Data for the task ::
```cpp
template <typename TIn, typename TOut, bool ZERO>
__global__ __launch_bounds__(256, 2) void conv_w128_kernel(const ConvPass a, const W128Geom g) {
    extern __shared__ __attribute__((aligned(16))) float2 Zw[];
    const int lane = threadIdx.x & 63;
#if defined(PB_EXPERIMENTAL) && defined(PB_W128_TRACE)
    unsigned long long *tr = (blockIdx.x < kTraceGroups && threadIdx.x < 64) ? g_w128_trace + (long)blockIdx.x * kTraceStamps : nullptr;
    PB_WT(0);
    PB_WRT(9);
#endif
    const int C = a.C, B = a.P / C;
    const int q = (int)(blockIdx.x & 7u);
    int rem = (int)(blockIdx.x >> 3);
    int img = 0, hx = 0, hy = 0;
    if (B == 1) {
        const PB_CONSTANT pb_fft_sel *s0 = as_constant(a.fsel);
        if (!s0->use_fft || s0->poly != 2) return;
        hx = s0->hx; hy = s0->hy;
    } else {
        auto share_of = [&](int i) -> int {
            if (i >= B) return 0;
            const pb_fft_sel s = a.fsel[i];
            if (!s.use_fft || s.poly != 2) return 0;
            return jobs128_of(g, s.hx, s.hy).per * C;
        };
        bool work = false;
        int base = 0;
        for (int c0 = 0; c0 < B; c0 += 64) {
            const int n = share_of(c0 + lane), incl = wave_scan(n, lane);
            const unsigned long long m = __ballot(base + incl > rem);
            if (m) {
                const int l = __builtin_ctzll(m);
                img = c0 + l;
                rem -= base + (__builtin_amdgcn_readlane(incl, l) - __builtin_amdgcn_readlane(n, l));
                work = true;
                break;
            }
            base += __builtin_amdgcn_readlane(incl, 63);
        }
        if (!work) return;
        img = __builtin_amdgcn_readfirstlane(img); rem = __builtin_amdgcn_readfirstlane(rem);
        hx = as_constant(a.fsel + img)->hx; hy = as_constant(a.fsel + img)->hy;
    }
    const W128Jobs j = jobs128_of(g, hx, hy);
    const int pl = __builtin_amdgcn_readfirstlane(div_rcp128(rem, __builtin_amdgcn_rcpf((float)j.per)));
    if (pl >= C) return;
    const int pair = q * j.per + (rem - pl * j.per);
    if (pair >= j.njobs) return;
    const int ty = __builtin_amdgcn_readfirstlane(div_rcp128(pair, j.inv_pairs_x)), pxi = pair - ty * j.pairs_x;
    w128_pair<TIn, TOut, ZERO>(a, img * C + pl, ty, pxi, hx, hy, Zw, a.khat + (long)img * PB_KHAT_STRIDE PB_WT_PASS);
}

template <typename TIn, typename TOut>
int launch_w128_typed(pb_ctx *ctx, const ConvPass &p, const W128Geom &g, long groups) {
    if (p.boundary == PB_ZERO)
        hipLaunchKernelGGL((conv_w128_kernel<TIn, TOut, true>), dim3((unsigned)groups), dim3(256), kW128Lds, ctx->stream, p, g);
    else
        hipLaunchKernelGGL((conv_w128_kernel<TIn, TOut, false>), dim3((unsigned)groups), dim3(256), kW128Lds, ctx->stream, p, g);
    PB_LAUNCH_CHECK();
    return PB_OK;
}

}

#if defined(PB_EXPERIMENTAL) && defined(PB_W128_TRACE)
extern "C" int pb_debug_w128_trace(unsigned long long *host) {
    int rc = (int)hipMemcpyFromSymbol(host, HIP_SYMBOL(g_w128_trace), sizeof(g_w128_trace));
    static unsigned long long zeros[kTraceGroups * kTraceStamps];
    if (!rc) rc = (int)hipMemcpyToSymbol(HIP_SYMBOL(g_w128_trace), zeros, sizeof(zeros));
    return rc;
}
#endif

bool pb_conv_w128_types(int in_dtype, int out_dtype) { return in_dtype >= 0 && in_dtype <= 2 && out_dtype >= 0 && out_dtype <= 2; }

bool pb_conv_w128_feasible(const ConvPass &p) {
    const int oh = (p.out_kind == OUT_INTERIOR) ? p.H : p.H + 2 * p.pad, ow = (p.out_kind == OUT_INTERIOR) ? p.W : p.W + 2 * p.pad;
    const int t = PB_POLY128_MIN_T;
    const long nj = (long)(((ow + t - 1) / t + 1) / 2) * ((oh + t - 1) / t);
    const long groups = 8L * ((nj + 7) / 8) * p.P;
    return groups > 0 && groups <= (1L << 23);
// ... 41 lines not shown
```

polyblur_amd/csrc/conv_wave_common.h:

```cpp
#pragma once
#include "conv_fft_common.h"

namespace {

constexpr int WF_ROWS = 32;
constexpr size_t kWfLdsWave = sizeof(float2) * WF_ROWS * FT_P;
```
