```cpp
#ifndef PW_QUAD_BARRIER
#define PW_QUAD_BARRIER(t) duo_barrier()
#endif
#ifndef PW_QUAD_ACT_AHEAD
#define PW_QUAD_ACT_AHEAD 4
#endif
#ifndef PW_QUAD_PAD_P
#define PW_QUAD_PAD_P()
#endif
#ifndef PW_QUAD_PAD_OB
#define PW_QUAD_PAD_OB()
#endif
constexpr int kQuadActAhead = PW_QUAD_ACT_AHEAD;
constexpr int kQuadN = 6, kQuadL = 6, kQuadEPP = 4, kQuadEPW = 8;
struct SpreadQuadLds { float4 *s_ring; float2 *s_ftab, *s_lmB, *s_utab, *s_u; float *s_min, *s_rew; int32_t *s_act; uint32_t bytes; };
__host__ __device__ inline SpreadQuadLds spread_quad_lds(unsigned char *raw = nullptr)
{
    LdsCursor c{reinterpret_cast<float *>(raw)}; SpreadQuadLds o;
    o.s_ring = c.take<float4>(4 * kWave);
    o.s_ftab = c.take<float2>(2 * kQuadEPP * kQuadN * kQuadN);
    o.s_min = c.take<float>(kWave); o.s_rew = c.take<float>(kWave);
    o.s_lmB = c.take<float2>(kQuadEPW * kQuadL); o.s_act = c.take<int32_t>(2 * kQuadActAhead * kWave);
    o.s_u = reinterpret_cast<float2 *>(o.s_act + kQuadActAhead * kWave);
    o.s_utab = c.take<float2>(2 * 8);
    o.bytes = 4 * c.at; return o;
}
template <bool UNIT_MASS, bool COLL = false, bool K1 = false>
__global__ void __launch_bounds__(4 * kWave) pw_spread_quad_kernel(const StreamParams A, const int T)
{
    constexpr int N = kQuadN, L = kQuadL, D = 16, P2 = 15, EPP = kQuadEPP, EPW = kQuadEPW;
    extern __shared__ __attribute__((aligned(16))) unsigned char smem_raw[];
    const SpreadQuadLds Y = spread_quad_lds(smem_raw);

    const int wave = __builtin_amdgcn_readfirstlane((((int)threadIdx.x >> 6) + 2 * (((int)blockIdx.x >> 8) & 1)) & 3);
    const int lane = (int)threadIdx.x & 63;
    const int env0 = (int)blockIdx.x * EPW;
    const int envs_here = A.B - env0 < EPW ? A.B - env0 : EPW;
    const size_t BN = (size_t)A.B * N;

    const bool resets = A.auto_reset && A.max_episode_len > 0;
    int offs_all = A.ep_step[env0 + (lane < envs_here ? lane : 0)];
    auto next_reset_step = [&](int t_from) -> int {
        if (!resets) return 0x7fffffff;
        int rem = A.max_episode_len - 1 - (t_from + offs_all);
        rem = rem < 0 ? 0 : rem;
        int m = 0x7fffffff;
        for (int e = 0; e < envs_here; ++e) {
            const int r = __builtin_amdgcn_readlane(rem, e);
            m = r < m ? r : m;
        }
        return t_from + m;
    };
    int t_reset = next_reset_step(0);
    auto reset_step_update = [&](int t) {
        if (t + 1 + offs_all >= A.max_episode_len) offs_all = -(t + 1);
        t_reset = next_reset_step(t + 1);
    };
    int cur = 0;

    if (wave < 2) {
        __builtin_amdgcn_s_setprio(3);
        const int e0 = wave * EPP;
        const int nv = envs_here - e0 < 0 ? 0 : envs_here - e0 < EPP ? envs_here - e0 : EPP;
        if (nv == 0) {
            for (int t = 0; t < T; ++t) PW_QUAD_BARRIER(t);
            return;
        }
        const int la = lane < nv * N ? lane : 0;
        const int e4 = la / N, a = la - e4 * N;
        const int me = (e0 + e4) * N + a;
        const int env = env0 + e0 + e4;
        const uint32_t g = (uint32_t)env * (uint32_t)N + (uint32_t)a;
        const uint64_t env_id = A.env_id_base + (uint64_t)env;
        const int lp = lane < nv * P2 ? lane : 0;
        const int pe = lp / P2, pq = lp - pe * P2;
        int pi, pj;
        quad_pair_of(pq, pi, pj);
        const int ri = (e0 + pe) * N + pi, rj = (e0 + pe) * N + pj;
        float2 *ftab = Y.s_ftab + wave * (EPP * N * N);
        float2 *f_ij = ftab + (pe * N + pi) * N + (pj - 1), *f_ji = ftab + (pe * N + pj) * N + pi;
        const float2 *row = ftab + (e4 * N + a) * N;

        float px = A.pos_x[g], py = A.pos_y[g], vx = A.vel_x[g], vy = A.vel_y[g];
        int ep_off = A.ep_step[env];
        uint32_t ep_count = A.ep_count[env];
        Y.s_ring[me] = make_float4(px, py, vx, vy);
        float2 *u_w = Y.s_u + me;
        {
            const int32_t a0 = A.act[g], a1 = A.act[(T > 1 ? BN : (size_t)0) + g];
            u_w[0] = quad_action_force(a0, A.sens, A.fscale);
            u_w[kQuadEPW * N] = quad_action_force(a1, A.sens, A.fscale);
        }
        int u_at = 0;
        const float k = A.contact_margin, cf = A.contact_force, dt = A.dt, damp = A.damp, mass = A.mass;
        const uint32_t near_lo = __float_as_uint(A.near_thr2), near_span = 0x7F800000u - near_lo;
        float2 qi = *reinterpret_cast<const float2 *>(Y.s_ring + ri);
        float2 qj = *reinterpret_cast<const float2 *>(Y.s_ring + rj);
        PW_STAMP_DECL;
        for (int t = 0; t < T; ++t) {
            PW_STAMP_START;
            const float2 u0 = u_w[u_at];
            u_at = kQuadEPW * N - u_at;
            const bool two_slots = t == t_reset;
            float Fx, Fy;
            quad_pair_force<K1>(qi, qj, near_lo, near_span, A.dist_min, k, cf, Fx, Fy);
            *f_ij = make_float2(Fx, Fy);
            *f_ji = make_float2(-Fx, -Fy);
            PW_STAMP(0);
            float fx = u0.x, fy = u0.y;
            asm volatile("" ::: "memory");
#pragma unroll
            for (int j = 0; j < N - 1; ++j) {
                const float2 F = row[j];
                fx = F.x + fx;
                fy = F.y + fy;
            }
            vx = vx * damp; vy = vy * damp;
            vx = vx + div_mass<UNIT_MASS>(fx, mass) * dt;
            vy = vy + div_mass<UNIT_MASS>(fy, mass) * dt;
            px = px + vx * dt;
            py = py + vy * dt;
            int nxt = (cur + 1) & 3;
            Y.s_ring[nxt * kWave + me] = make_float4(px, py, vx, vy);
            if (__builtin_expect(two_slots, 0)) {
                if (t + 1 + ep_off >= A.max_episode_len) {
                    ep_count += 1;
                    ep_off = -(t + 1);
                    pw_reset_xy(A.seed, env_id, ep_count, (uint32_t)a, -1.0f, 1.0f, &px, &py);
                    vx = 0.f; vy = 0.f;
                }
                reset_step_update(t);
                nxt = (nxt + 1) & 3;
                Y.s_ring[nxt * kWave + me] = make_float4(px, py, vx, vy);
            }
            cur = nxt;
            asm volatile("" ::: "memory");
            qi = *reinterpret_cast<const float2 *>(Y.s_ring + cur * kWave + ri);
            qj = *reinterpret_cast<const float2 *>(Y.s_ring + cur * kWave + rj);
            PW_STAMP(1);
            PW_QUAD_PAD_P();
            PW_QUAD_BARRIER(t);
            PW_STAMP(2);
        }
#ifdef PW_STAMPS
        if (blockIdx.x == 0 && wave == 0 && lane == 0)
            for (int i_ = 0; i_ < 4; ++i_) g_pw_stamps[i_] = st_acc[i_];
#endif
        A.pos_x[g] = px; A.pos_y[g] = py;
        A.vel_x[g] = vx; A.vel_y[g] = vy;
        A.ep_step[env] = T + ep_off;
        A.ep_count[env] = ep_count;
        return;
    }

    int e_local = lane / N;
    int a = lane - e_local * N;
    if (e_local >= envs_here) { e_local = 0; a = 0; }
    const int env = env0 + e_local;
    const int base = e_local * N, me = base + a;
    const uint32_t g = (uint32_t)env * (uint32_t)N + (uint32_t)a;
    const uint64_t env_id = A.env_id_base + (uint64_t)env;
    int ep_off = A.ep_step[env];
    uint32_t ep_count = A.ep_count[env];
    float olx = A.lm_x[(size_t)env * L + a], oly = A.lm_y[(size_t)env * L + a];

    if (wave == 2) {
        float own_p = 0.0f;
        int cnt_p = 0;
        const int *cnt_w = reinterpret_cast<const int *>(Y.s_min) + lane;
        const int cnt_span = (int)(Y.s_rew - Y.s_min);
        int cnt_at = 0;
        int pre_last = 0;
        float2 q6[N];
        auto a_reads = [&](const int nxt) __attribute__((always_inline)) {
            const float4 *slot = Y.s_ring + nxt * kWave + base;
#pragma unroll
            for (int j = 0; j < N; ++j) q6[j] = *reinterpret_cast<const float2 *>(slot + j);
            pre_last = nxt;
        };
        float best, e0;
        auto a_dist = [&]() __attribute__((always_inline)) {
            float e2[N];
#pragma unroll
            for (int j = 0; j < N; ++j) {
                const float2 q = q6[j];
                const float ex = q.x - olx, ey = q.y - oly;
                e2[j] = ex * ex + ey * ey;
            }
            best = __builtin_fminf(__builtin_fminf(__builtin_fminf(e2[0], e2[1]), __builtin_fminf(e2[2], e2[3])),
                                   __builtin_fminf(e2[4], e2[5]));
            e0 = e2[0];
        };
        auto a_sqrt = [&]() __attribute__((always_inline)) -> float {
            const float b = e0 != e0 ? e0 : best;
            return sqrtf(b);
        };
        auto a_clock = [&](const int t, int nxt) __attribute__((always_inline)) {
            if (__builtin_expect(t == t_reset, 0)) {
                if (t + 1 + ep_off >= A.max_episode_len) {
                    ep_count += 1;
                    ep_off = -(t + 1);
                    pw_reset_xy(A.seed, env_id, ep_count, (uint32_t)(N + a), -1.0f, 1.0f, &olx, &oly);
                }
                reset_step_update(t);
                nxt = (nxt + 1) & 3;
            }
            cur = nxt;
        };
        float sh_own[L], sh_r[N], r;
        auto b_shfl_own = [&]() __attribute__((always_inline)) {
#pragma unroll
            for (int l = 0; l < L; ++l) sh_own[l] = __shfl(own_p, base + l, kWave);
        };
        auto b_reward = [&]() __attribute__((always_inline)) {
            r = 0.0f;
#pragma unroll
            for (int l = 0; l < L; ++l) r -= sh_own[l];
#pragma unroll
            for (int k2 = 0; k2 < N; ++k2) r -= k2 < cnt_p ? 1.0f : 0.0f;
#pragma unroll
            for (int i = 0; i < N; ++i) sh_r[i] = __shfl(r, base + i, kWave);
        };
        float *rew_t = A.rew, *rsh_t = A.rew_shared;
        auto b_store = [&]() __attribute__((always_inline)) {
            float acc = 0.0f;
#pragma unroll
            for (int i = 0; i < N; ++i) acc += sh_r[i];
            nt_store(rew_t + g, r);
            nt_store(rsh_t + env, acc);
            rew_t += BN; rsh_t += A.B;
        };
        PW_STAMP_DECL;
        {
            PW_STAMP_START;
            PW_QUAD_BARRIER(0);
            PW_STAMP(0);
            const int nxt = (cur + 1) & 3;
            a_reads(nxt);
            a_dist();
            own_p = a_sqrt();
            a_clock(0, nxt);
            PW_STAMP(1);
        }
        for (int t = 1; t < T; ++t) {
            PW_STAMP_START;
            PW_QUAD_BARRIER(t);
            PW_STAMP(0);
            const int nxt = (cur + 1) & 3;
            cnt_p = cnt_w[cnt_at];
            cnt_at = cnt_span - cnt_at;
            a_reads(nxt);
            b_shfl_own();
            a_dist();
            b_reward();
            const float own = a_sqrt();
            b_store();
            own_p = own;
            a_clock(t, nxt);
            PW_STAMP(1);
        }
        {
            const float4 *slot = Y.s_ring + pre_last * kWave + base;
            const float2 mine = *reinterpret_cast<const float2 *>(slot + a);
#pragma unroll
            for (int j = 0; j < N; ++j) q6[j] = *reinterpret_cast<const float2 *>(slot + j);
            uint32_t cmask;
            quad_coll_tests<false>(mine, q6, A.coll_thr2, cnt_p, cmask);
        }
        b_shfl_own();
        b_reward();
        b_store();
#ifdef PW_STAMPS
        if (blockIdx.x == 0 && lane == 0)
            for (int i_ = 0; i_ < 2; ++i_) g_pw_stamps[4 + i_] = st_acc[i_];
#endif
        return;
    }

    const int rows_here = envs_here * N;
    const int cgrp = lane & 3;
    const bool col0 = cgrp == 0;
    int row_u[3];
    uint32_t off_u[3];
#pragma unroll
    for (int u = 0; u < 3; ++u) {
        const int r = (lane >> 2) + 16 * u;
        const bool ok = r < rows_here;
        row_u[u] = ok ? r : 0;
        off_u[u] = (uint32_t)(ok ? lane + 64 * u : cgrp) * 16u;
    }
    float4 lm_u[3];
    auto load_landmarks = [&]() {
#pragma unroll
        for (int u = 0; u < 3; ++u)
            lm_u[u] = *reinterpret_cast<const float4 *>(Y.s_lmB + (row_u[u] / N) * L + (cgrp > 0 ? 2 * cgrp - 2 : 0));
    };
    Y.s_lmB[me] = make_float2(olx, oly);
    constexpr int kStepStores = 5 + (COLL ? 1 : 0);
    constexpr int kActBehind = kQuadActAhead * kStepStores + kQuadActAhead - 1;
    constexpr int kActWait = kActBehind < 63 ? kActBehind : 63;
    const unsigned char *act_row = reinterpret_cast<const unsigned char *>(A.act) + (size_t)(T > 2 ? 2 : T > 0 ? T - 1 : 0) * (BN * sizeof(int32_t));
    const size_t act_stride = BN * sizeof(int32_t);
    const uint32_t act_off = g * (uint32_t)sizeof(int32_t);
    const unsigned char *act_ring = reinterpret_cast<const unsigned char *>(Y.s_act + lane);
    uint32_t act_lds = __builtin_amdgcn_readfirstlane((uint32_t)reinterpret_cast<uintptr_t>(Y.s_act));
    asm volatile("" : "+s"(act_lds));
    constexpr uint32_t kSlotBytes = kWave * sizeof(int32_t), kRingMask = kQuadActAhead * kSlotBytes - 1;
    auto fetch_act = [&](int s, uint32_t slot_at, uint32_t slot_read) {
        quad_act_fetch(reinterpret_cast<const int32_t *>(act_row), act_off, act_lds + slot_at, slot_read);
        act_row += s + 1 < T ? act_stride : (size_t)0;
    };
    asm volatile("" :: "v"(ep_off), "v"(ep_count), "v"(offs_all), "v"(olx), "v"(oly), "s"(t_reset));
    for (int s0 = 2; s0 < 2 + kQuadActAhead; ++s0) fetch_act(s0, ((uint32_t)s0 * kSlotBytes) & kRingMask, 0u);
    if (lane < 6) Y.s_utab[lane] = quad_action_force(lane, A.sens, A.fscale);
    float2 *u_w = Y.s_u + me;
    int u_at = 0;
    uint32_t act_slot = (2 * kSlotBytes) & kRingMask;
    wave_lds_sync();
    load_landmarks();
    act_fetch_drain();
    unsigned char *obs_t = reinterpret_cast<unsigned char *>(A.obs + ((size_t)env0 * N) * D);
    uint8_t *done_t = A.done, *term_t = A.terminal;
    const size_t obs_stride = BN * D * sizeof(float);
    const bool has_len = A.max_episode_len > 0;
    int t_term = has_len ? A.max_episode_len - 1 - ep_off : 0x7fffffff;
    int *cnt_w = reinterpret_cast<int *>(Y.s_min) + lane;
    const int cnt_span = (int)(Y.s_rew - Y.s_min);
    int cnt_at = 0;
    uint64_t *coll_t = A.coll;
    PW_STAMP_DECL;
    for (int t = 0; t < T; ++t) {
        PW_STAMP_START;
        nt_store(done_t + g, (uint8_t)0);
        PW_QUAD_BARRIER(t);
        PW_STAMP(0);
        asm volatile("s_waitcnt vmcnt(%0)" :: "n"(kActWait) : "memory");
        const uint32_t ai = *reinterpret_cast<const uint32_t *>(act_ring + act_slot);
        int nxt = (cur + 1) & 3;
        float2 cmine, cq6[N];
        {
            const float4 *pre = Y.s_ring + nxt * kWave + base;
            cmine = *reinterpret_cast<const float2 *>(pre + a);
#pragma unroll
            for (int j = 0; j < N; ++j) cq6[j] = *reinterpret_cast<const float2 *>(pre + j);
        }
        fetch_act(t + 2 + kQuadActAhead, act_slot, ai);
        act_slot = (act_slot + kSlotBytes) & kRingMask;
        const float2 u2 = Y.s_utab[ai < 5u ? ai : 5u];
        nt_store(term_t + env, (uint8_t)(t >= t_term ? 1 : 0));
        if (t == t_reset) {
            const bool rst = t >= t_term;
            if (rst) {
                if (A.final_obs) {
                    const float4 st = Y.s_ring[nxt * kWave + me];
                    stream_write_obs<L>(A.final_obs + ((size_t)t * BN + g) * D, L, Y.s_lmB + base, st.x, st.y, st.z, st.w);
                }
                ep_count += 1;
                ep_off = -(t + 1);
                t_term = A.max_episode_len - 1 - ep_off;
                pw_reset_xy(A.seed, env_id, ep_count, (uint32_t)(N + a), -1.0f, 1.0f, &olx, &oly);
            }
            reset_step_update(t);
            wave_lds_sync();
            if (rst) Y.s_lmB[me] = make_float2(olx, oly);
            wave_lds_sync();
            load_landmarks();
            nxt = (nxt + 1) & 3;
        }
        cur = nxt;
        const float4 *slot = Y.s_ring + nxt * kWave;
        float4 st[3];
#pragma unroll
        for (int u = 0; u < 3; ++u) st[u] = slot[row_u[u]];
        {
            int cnt;
            uint32_t cmask;
            quad_coll_tests<COLL>(cmine, cq6, A.coll_thr2, cnt, cmask);
            cnt_w[cnt_at] = cnt;
            cnt_at = cnt_span - cnt_at;
            u_w[u_at] = u2;
            u_at = kQuadEPW * N - u_at;
            if (COLL) {
                nt_store(coll_t + g, (uint64_t)cmask);
                coll_t += BN;
            }
        }
        asm volatile("" :: "v"(st[0].x), "v"(st[0].y), "v"(st[0].z), "v"(st[0].w), "v"(st[1].x), "v"(st[1].y), "v"(st[1].z),
                           "v"(st[1].w), "v"(st[2].x), "v"(st[2].y), "v"(st[2].z), "v"(st[2].w));
#pragma unroll
        for (int u = 0; u < 3; ++u) {
            const float4 d = make_float4(lm_u[u].x - st[u].x, lm_u[u].y - st[u].y, lm_u[u].z - st[u].x, lm_u[u].w - st[u].y);
            const float4 o = make_float4(col0 ? st[u].z : d.x, col0 ? st[u].w : d.y, col0 ? st[u].x : d.z, col0 ? st[u].y : d.w);
            nt_store(reinterpret_cast<float4 *>(obs_t + off_u[u]), o);
        }
        obs_t += obs_stride; done_t += BN; term_t += A.B;
        PW_QUAD_PAD_OB();
        PW_STAMP(1);
    }
#ifdef PW_STAMPS
    if (blockIdx.x == 0 && lane == 0)
        for (int i_ = 0; i_ < 2; ++i_) g_pw_stamps[6 + i_] = st_acc[i_];
#endif
    A.lm_x[(size_t)env * L + a] = olx;
    A.lm_y[(size_t)env * L + a] = oly;
    act_fetch_drain();
}

}
```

Assigned task :: Show every line of the material above in which "char" is present.

Solution for this exercise ::
__host__ __device__ inline SpreadQuadLds spread_quad_lds(unsigned char *raw = nullptr)
    extern __shared__ __attribute__((aligned(16))) unsigned char smem_raw[];
    const unsigned char *act_row = reinterpret_cast<const unsigned char *>(A.act) + (size_t)(T > 2 ? 2 : T > 0 ? T - 1 : 0) * (BN * sizeof(int32_t));
    const unsigned char *act_ring = reinterpret_cast<const unsigned char *>(Y.s_act + lane);
    unsigned char *obs_t = reinterpret_cast<unsigned char *>(A.obs + ((size_t)env0 * N) * D);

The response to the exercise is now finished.